Benazir Issues Shoot to Kill Orders
When Benazir Bhutto returned to power for a second time in 1993, she was given a free hand by the military to defang the MQM. She appointed a retired general as the minister of interior – Naseerullah Babar – and gave him the authority to “flush out the terrorists.” A hefty Pashtun with a broad forehead and a pendulous nose, Babar instructed the police in Sindh to shoot MQM militants rather than bring them to trial.
But although Benazir’s bid to cut down the MQM was backed by the establishment, she miscalculated that the ethnic party had roots among the people. The MQM activists were frequently lower-middle-class urban dwellers who simply wanted a better life for their community. Benazir’s blanket policy of ordering that MQM militants be shot at sight not only intensified her unpopularity with Mohajirs but also drew sharp criticism from human rights groups, who had previously been her foremost supporters.
As police and MQM casualties mounted in Karachi, the Human Rights Commission of Pakistan invited Benazir to discuss the cold-blooded killings at a public meeting in the city. I saw an older and more determined Benazir calmly tell the meeting that while she sympathized with the families of Mohajir youth killed, she had a duty to the people of Karachi to keep them safe from “terrorists.”
This argument did not hold up in a predominantly Mohajir city. Inside parliament, MQM members cried “genocide.” Outside, an armed cadre backed their legislators’

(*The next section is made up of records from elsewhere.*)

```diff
+        if (ri < 9) red[wv][B0_O_SX + ri] = a_sx;
+        else if (ri == 9) red[wv][B0_O_CNT] = a_sx;
+        else if (ri == 10) red[wv][B0_O_K] = 0.f;
     }
     __syncthreads();
     for (int idx = threadIdx.x; idx < B0_NP; idx += 256) {
@@ -321,22 +328,20 @@
     }
 }
 
-__global__ __launch_bounds__(1024) void block0_bwd_reduce_kernel(const float* __restrict__ part, int nparts,
-                                                                 const float* __restrict__ gamma, double* __restrict__ sums) {
+__global__ __launch_bounds__(1024) void block0_bwd_reduce_kernel(const float* __restrict__ part, int nparts, double* __restrict__ sums) {
     __shared__ double red[32][33];
     const int tid = threadIdx.x, col = tid & 31, grp = tid >> 5, o = blockIdx.x * 32 + col;
     double acc = 0.0;
     if (o < B0_NP) {
         int o2 = -1;
-        float scale = 1.0f;
-        if (o >= B0_O_S1 && o < B0_O_S2) { const int c = (o - B0_O_S1) / 9; o2 = B0_O_DBET + c; scale = gamma[c]; }
+        if (o >= B0_O_S1 && o < B0_O_S2) o2 = B0_O_DBET + (o - B0_O_S1) / 9;
         else if (o >= B0_O_S2 && o < B0_O_XH) { const int c = (o - B0_O_S2) / 9; o2 = B0_O_XH + c; }
         else if (o >= B0_O_SX && o < B0_O_K) o2 = B0_O_CNT;
         if (o2 >= 0) {
 #pragma unroll 4
             for (int p = grp; p < nparts; p += 32) {
                 const float* rec = part + (size_t)p * B0_NP;
-                acc += (double)rec[o] + (double)rec[B0_O_K] * (double)scale * (double)rec[o2];
+                acc += (double)rec[o] + (double)rec[B0_O_K] * (double)rec[o2];
             }
         } else {
 #pragma unroll 4
@@ -370,14 +375,31 @@
         const int c = tid / 9, tap = tid - 9 * c;
         const double g = (double)gamma[c], is = (double)stats[C + c];
         const double m1 = g * sums[B0_O_DBET + c] / count, m2 = g * sums[B0_O_DGAM + c] / count;
-        dW[tid] = (float)(is * (sums[B0_O_S1 + tid] - m1 * sums[B0_O_SX + tap] - m2 * sums[B0_O_S2 + tid]));
-    }
-}
-
+        dW[tid] = (float)(is * (g * sums[B0_O_S1 + tid] - m1 * sums[B0_O_SX + tap] - m2 * sums[B0_O_S2 + tid]));
+    }
+}
+
+static int block0_bwd_slots() {
+#ifdef SED_EMU
+    return 1024;
+#else
+    static int slots = 0;
+    if (slots == 0) {
+        int per_cu = 0, dev = 0;
+        hipDeviceProp_t prop;
+        if (hipGetDevice(&dev) != hipSuccess || hipGetDeviceProperties(&prop, dev) != hipSuccess ||
+            hipOccupancyMaxActiveBlocksPerMultiprocessor(&per_cu, (const void*)block0_bwd_kernel, 256, 0) != hipSuccess || per_cu < 1)
+            slots = 1024;
+        else
+            slots = per_cu * prop.multiProcessorCount;
+    }
+    return slots;
+#endif
+}
 static inline int block0_bwd_grid(int B, int T) {
     const int ntiles = B * ((T + B0_TR - 1) / B0_TR);
     const int forced = sed_tuning[SED_TUNE_GLU_GRID_CAP];
-    const int cap = forced > 0 ? forced : 512;
+    const int cap = forced > 0 ? forced : block0_bwd_slots();
     return ntiles < cap ? ntiles : cap;
 }
 SED_API long long sed_block0_bwd_scratch_floats(int B, int T, int F) {
@@ -405,7 +427,7 @@
     double* sums = (double*)(scratch + off);
     SED_LAUNCH(block0_bwd_kernel, dim3(grid), dim3(256), 0, s, x, W, bias, bounds, stats, gamma, beta, Wg, bg, gout, part, B, T, F,
                tiles_t, seed, thr24, dscale, seed_dev, sed_tuning[SED_TUNE_B0_NOCENTER] ? 0 : 1);
-    SED_LAUNCH(block0_bwd_reduce_kernel, dim3((B0_NP + 31) / 32), dim3(1024), 0, s, (const float*)part, grid, gamma, sums);
+    SED_LAUNCH(block0_bwd_reduce_kernel, dim3((B0_NP + 31) / 32), dim3(1024), 0, s, (const float*)part, grid, sums);
     SED_LAUNCH(block0_bwd_final_kernel, dim3(1), dim3(256), 0, s, (const double*)sums, stats, gamma, dW, dbias, dgamma, dbeta, dWg, dbg,
                (double)B * (double)T * (double)F);
     return sed_check_launch();
```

anti-government tirades with violent strikes. In the Mohajir-dominated localities, buses were torched and public property destroyed and looted. By the end of 1994, some eight hundred people had been killed in police clashes and intra-factional rivalry.
As Karachi bled throughout the 1990s, hawkers brandished Urdu newspapers with photographs of bloodied Mohajir youth on the streets. The front-page pictures depicted dead young men in handcuffs, who had been shot at close range. With the court system in disarray, extrajudicial killings became the order of the day. Apparently, these were the new rules set by the army with which Benazir showed her willingness to play along.

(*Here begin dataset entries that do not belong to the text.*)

def _enc0_w2p(w2, gm, dt):
    sh = tuple(w2.shape)
    G = (sh[0] // 2 + 15) // 16
    Kp = rup(gm.Cp, bk_of(dt))
    wp = take(w2, ("glu_fwd", sh, G * 32, Kp), lambda: lay_glu_fwd(sh, G * 32, Kp), dt)
# ... 178 lines not shown
            return out
        key = ("enc", tuple(shapes), tuple((g[0].Cp, g[1].Cp) for g in geos), tuple(z.shape[1] for z in zs))

        def deliver(lo, hi):
            grads[4 * lo:4 * hi] = arena.deliver((key, lo, hi), params[4 * lo:4 * hi], shapes[4 * lo:4 * hi],
                                                 lambda: parts(lo, hi))
        cut = E - 3 if E > 3 else 0
        sink = grad_sink(params) if cut > 0 else None
        early = sink is not None and getattr(sink[0], "early_announce", False)
        for i in reversed(range(E)):
            gi, gm, go = geos[i]
            w1, b1, w2, b2 = params[4 * i:4 * i + 4]
            if dz is None:
                if dys[i] is None:
                    raise RuntimeError("EncoderStack: the deepest output must be used")
                dz = _glu_bwd(zs[i], bufs[i + 1], dys[i].contiguous(), go)
            G32 = dz.shape[1]
            y1 = y1s[i]
            if y1 is None:
                if not ctx.needs_input_grad[0]:
                    _enc0_bwd(dz, bufs[0], w1, b1, w2, gm, go, arena.out(0), arena.out(1))
                    break
                y1 = _conv_relu_fwd(bufs[0], w1, b1, gi, gm)
            _glu_wgrad(dz, y1, gm, go.M, arena.out(2 * i + 1))
            wt = _glu_dgrad_weights(w2, gm, G32, dt)
            dzc = gm.new(dt, dev)
            if bits[i] is not None:
                gemm(dz, 0, G32, wt, None, dzc, gm.Cp, gm.Cp, gm.M, gm.P, gm.T, hip.EPI_MASK, gm.Cp,
                     res=bits[i][gm.Cp // 4:], r_off=0, ldr=gm.Cp, geo=gm, mask_bits=True)
            else:
                gemm(dz, 0, G32, wt, None, dzc, gm.Cp, gm.Cp, gm.M, gm.P, gm.T, hip.EPI_MASK, gm.Cp,
                     res=y1, r_off=gm.Cp, ldr=gm.Cp, geo=gm)
            sh = tuple(w1.shape)
            wgrad(dzc, gm.Cp, gm.Cp, gm.Cp, bufs[i], gi.Cp, 2 * gi.Cp, 4 * gi.Cp, gm.M, out=arena.out(2 * i))
            dz = None
            if early and i == cut:
                deliver(cut, E)
            if i == 0 and not ctx.needs_input_grad[0]:
                break
            Nd, Kd = rup(2 * gi.Cp, 16), rup(2 * gm.Cp, bk_of(dt))
            wd = take(w1, ("conv_dgrad", sh, gi.Cp, gm.Cp, Nd, Kd), lambda: lay_conv_dgrad(sh, gi.Cp, gm.Cp, Nd, Kd), dt)
            ext = None if i == 0 or dys[i - 1] is None else dys[i - 1].contiguous()
            if i > 0 and gi.Cp % 16 == 0:
                dz = torch.empty(gi.M, 2 * gi.Cp, dtype=dt, device=dev)
                gemm(dzc, 0, gm.Cp, wd, None, dz, 0, 4 * gi.Cp, gm.M, gm.P, gm.T + 1, hip.EPI_GLU_BWD, 2 * gi.Cp,
                     res=ext, r_off=gi.Cp, ldr=2 * gi.Cp, aux=zs[i - 1], x_off=0, ldz=2 * gi.Cp,
                     aux2=bufs[i], y_off=gi.Cp, ldy=2 * gi.Cp, gate_only=True)
                continue
            dx = gi.new(dt, dev)
            gemm(dzc, 0, gm.Cp, wd, None, dx, gi.Cp, 2 * gi.Cp, gm.M, gm.P, gm.T + 1, hip.EPI_BIAS, 2 * gi.Cp, geo=gi)
            if i == 0:
                dx0 = dx
            else:
                dz = _glu_bwd(zs[i - 1], bufs[i], dx if ext is None else dx + ext, gi)
        deliver(0, cut if early else E)
        return (dx0, None, None, *grads)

The MQM retaliated against the PPP government’s police force – ambushing and killing those found alone. One Sindhi police officer I knew went into a hotel in the center of his city to wear his uniform and then changed back into civilian clothes to go home. Wearing police uniform in a Mohajir-dominated area like Liaquatabad would have invited attacks by armed militants, who lay in wait for unguarded police, ready to take revenge.
Karachi’s Killing Fields
In 1995, Karachi’s reputation as a “killing field” spread to Europe. In December that year, Amnesty International invited me to visit ten cities in Germany and speak about the extrajudicial killings in Karachi. Five of us “human rights defenders” from conflict areas were dispatched across Germany to discuss our respective situations.
As we grouped on a railway platform in Germany and then split off to visit different cities, I knew how the early Jesuits must have felt when they traveled to spread the message of peace. Interestingly, some Germans compared the experiences of Mohajirs under Benazir to those of Jews in Nazi Germany. I worked to dispel this illusion. It took some explanation to convey that the MQM problem was complex and rooted in the creation of Pakistan.